Report only the number of lines below in which the string "unsigned" appears.

[Saved data entries]

+ + + +

# passcod/zarc

Hardware: AMD Instinct MI355X
Metric: uncompressed GiB/s (pack) at zstd -3 (higher is better)
Workload: dtype u8; 1 GPU; zarc pack 10000 x 1048576 B synthetic entries per GPU, zstd level 3, checksum on (BASELINE configs[1]); entries_per_gpu=10000, entries_total=10000, entry_bytes=1048576, level=3, kinds=text/records/lz/random round-robin

## Files before the change

### zarc_amd/csrc/zge_entropy.hip

```cpp
#include "zarc_device.h"
#include "zarc_kernels.h"
#include "zge_seq_join.h"

namespace {

#ifdef ZARC_HIPEMU
#define ZGE_CLOCK() 0ull
#else
#define ZGE_CLOCK() ((unsigned long long)__builtin_readcyclecounter())
#endif
#define ENT_PROF(i) do { if (prof && lane == 0) { const unsigned long long now_ = ZGE_CLOCK(); atomicAdd(prof + (i), now_ - tprev); tprev = now_; } } while (0)

constexpr int HUF_MAXBITS = 11;
constexpr uint32_t MIN_HUF_LITERALS = 64;

__constant__ const int16_t E_LL_DEFAULT[36] = {4, 3, 2, 2, 2, 2, 2, 2, 2, 2, 2, 2, 2, 1, 1, 1, 2, 2,
                                               2, 2, 2, 2, 2, 2, 2, 3, 2, 1, 1, 1, 1, 1, -1, -1, -1, -1};
__constant__ const int16_t E_ML_DEFAULT[53] = {1, 4, 3, 2, 2, 2, 2, 2, 2, 1, 1, 1, 1, 1, 1, 1, 1, 1,
                                               1, 1, 1, 1, 1, 1, 1, 1, 1, 1, 1, 1, 1, 1, 1, 1, 1, 1,
                                               1, 1, 1, 1, 1, 1, 1, 1, 1, 1, -1, -1, -1, -1, -1, -1, -1};
__constant__ const int16_t E_OF_DEFAULT[29] = {1, 1, 1, 1, 1, 1, 2, 2, 2, 1, 1, 1, 1, 1, 1,
                                               1, 1, 1, 1, 1, 1, 1, 1, 1, -1, -1, -1, -1, -1};
__device__ __forceinline__ uint32_t ll_code(uint32_t ll)
{
// ... 155 lines not shown
            rank++;
        }
    }
    zd::wave_sync();
    for (int i0 = 0; i0 < T; i0 += 64) {
        const int i = i0 + lane;
        const bool act = i < T;
        const uint32_t sym = act ? (uint32_t)cellsym[i] : 64u;
        uint64_t same = zd::ballot(act);
#pragma unroll
        for (int b = 0; b < 6; b++) { const uint64_t m = zd::ballot((sym >> b) & 1u); same &= ((sym >> b) & 1u) ? m : ~m; }
        const uint32_t below = (uint32_t)__popcll(same & ((1ull << lane) - 1)), all = (uint32_t)__popcll(same);
        int base = 0;
        if (act) base = t.dfs[sym];
        zd::wave_lds_order();
        if (act) {
            t.state_tab[base + (int)below] = (uint16_t)(T + i);
            if (below + 1 == all) t.dfs[sym] = base + (int)all;
        }
        zd::wave_lds_order();
    }
    zd::wave_sync();
    if (lane < nsym) {
        const int n = n_l, total = (int)start_all;
        if (n == 0) { t.dnb[lane] = ((al + 1) << 16) - T; t.dfs[lane] = 0; }
        else if (n == -1 || n == 1) { t.dnb[lane] = (al << 16) - T; t.dfs[lane] = total - 1; }
        else {
            const int max_bits_out = al - zd::hb32((uint32_t)(n - 1));
            t.dnb[lane] = (max_bits_out << 16) - (n << max_bits_out);
            t.dfs[lane] = total - n;
        }
    }
    t.al = al;
    zd::wave_sync();
}
__device__ __forceinline__ uint32_t fse_init_state(const FseCtab &t, int s)
{
    const int nb = (t.dnb[s] + (1 << 15)) >> 16;
    const int value = (nb << 16) - t.dnb[s];
    return t.state_tab[(value >> nb) + t.dfs[s]];
}
__device__ __forceinline__ uint32_t fse_step(const FseCtab &t, uint32_t state, int s, uint32_t *bits)
{
    const int nb = (int)((state + (uint32_t)t.dnb[s]) >> 16);
    *bits = (state & ((1u << nb) - 1)) | ((uint32_t)nb << 16);
    return t.state_tab[(int)(state >> nb) + t.dfs[s]];
}
__device__ uint32_t log2_fp8(uint32_t x)
{
    const int h = zd::hb32(x);
    const uint32_t frac = h >= 8 ? (x >> (h - 8)) - 256 : (x << (8 - h)) - 256;
    return (uint32_t)h * 256 + frac;
}
__device__ void fse_normalize(const uint32_t *count, int nsym, uint32_t total, int al, int16_t *norm)
{
    const int T = 1 << al;
    int sum = 0;
    for (int s = 0; s < nsym; s++) {
        if (count[s] == 0) { norm[s] = 0; continue; }
        uint64_t v = ((uint64_t)count[s] * (uint64_t)T + total / 2) / total;
        if (v < 1) v = 1;
        norm[s] = (int16_t)v;
        sum += (int)v;
    }
    while (sum != T) {
        int best = -1;
        for (int s = 0; s < nsym; s++) if (norm[s] > 0 && (best < 0 || norm[s] > norm[best])) best = s;
        if (sum > T) {
            int take = sum - T;
            const int room = norm[best] - 1;
            if (take > room) take = room;
            if (take <= 0) break;
            norm[best] = (int16_t)(norm[best] - take);
            sum -= take;
        } else {
            norm[best] = (int16_t)(norm[best] + (T - sum));
            sum = T;
        }
    }
}
__device__ uint32_t fse_write_desc(uint8_t *dst, uint32_t cap, const int16_t *norm, int nsym, int al)
{
    BitW b;
    b.init(dst, cap);
    int remaining = (1 << al) + 1, threshold = 1 << al, nb = al + 1, s = 0;
    b.add((uint32_t)(al - 5), 4);
    while (remaining > 1 && s < nsym) {
        const int count = norm[s++], max = 2 * threshold - 1 - remaining;
        int val = count + 1;
        remaining -= count < 0 ? -count : count;
        if (val >= threshold) val += max;
        if (val < max) b.add((uint32_t)val, nb - 1); else b.add((uint32_t)val, nb);
        if (count == 0) {
            int run = 0;
            while (s + run < nsym && norm[s + run] == 0) run++;
            s += run;
            while (run >= 3) { b.add(3, 2); run -= 3; }
            b.add((uint32_t)run, 2);
        }
        while (remaining < threshold) { nb--; threshold >>= 1; }
    }
    b.flush_partial();
    return b.overflow ? 0 : b.pos;
}
__device__ uint64_t dist_cost(const uint32_t *count, const int16_t *norm, int nsym, int al)
{
    uint64_t c = 0;
    for (int s = 0; s < nsym; s++) {
        if (!count[s]) continue;
        if (norm[s] == 0) return ~0ull;
        const uint32_t n = norm[s] < 0 ? 1u : (uint32_t)norm[s];
        c += (uint64_t)count[s] * ((uint32_t)al * 256 - log2_fp8(n));
    }
    return c;
}
__device__ void choose_table(EntLds &L, int which, const uint32_t *count, int maxsym, uint32_t nseq, const int16_t *def, int def_n,
                             int def_al, int max_al)
{
    int distinct = 0, last = 0;
    for (int s = 0; s <= maxsym; s++) if (count[s]) { distinct++; last = s; }
    int16_t *norm = L.s.norm[which];
    L.ctrl[X_COST_L + which] = 0;
    if (distinct == 1) { L.ctrl[X_MODE_L + which] = 1; L.ctrl[X_RLE_L + which] = last; L.ctrl[X_DL_L + which] = 0; return; }
    uint64_t cost_def = ~0ull;
    if (last < def_n) {
        for (int s = 0; s < def_n; s++) norm[s] = def[s];
        cost_def = dist_cost(count, norm, def_n, def_al);
    }
    int al = zd::hb32(nseq > 1 ? nseq - 1 : 1) - 2;
    if (al > max_al) al = max_al;
    if (al < 5) al = 5;
    while ((1 << al) < distinct) al++;
    const int nsym = last + 1;
    fse_normalize(count, nsym, nseq, al, norm);
    const uint32_t dl = fse_write_desc(L.s.desc[which], 80, norm, nsym, al);
    const uint64_t cost_dyn = dl ? dist_cost(count, norm, nsym, al) + (uint64_t)dl * 8 * 256 : ~0ull;
    if (cost_def <= cost_dyn) {
        for (int s = 0; s < def_n; s++) norm[s] = def[s];
        L.ctrl[X_MODE_L + which] = 0; L.ctrl[X_NSYM_L + which] = def_n; L.ctrl[X_AL_L + which] = def_al; L.ctrl[X_DL_L + which] = 0;
        L.ctrl[X_COST_L + which] = (int)(uint32_t)cost_def;
    } else {
        L.ctrl[X_MODE_L + which] = 2; L.ctrl[X_NSYM_L + which] = nsym; L.ctrl[X_AL_L + which] = al; L.ctrl[X_DL_L + which] = (int)dl;
        L.ctrl[X_COST_L + which] = (int)(uint32_t)cost_dyn;
    }
}
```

+ + + +

| Response to this exercise |
2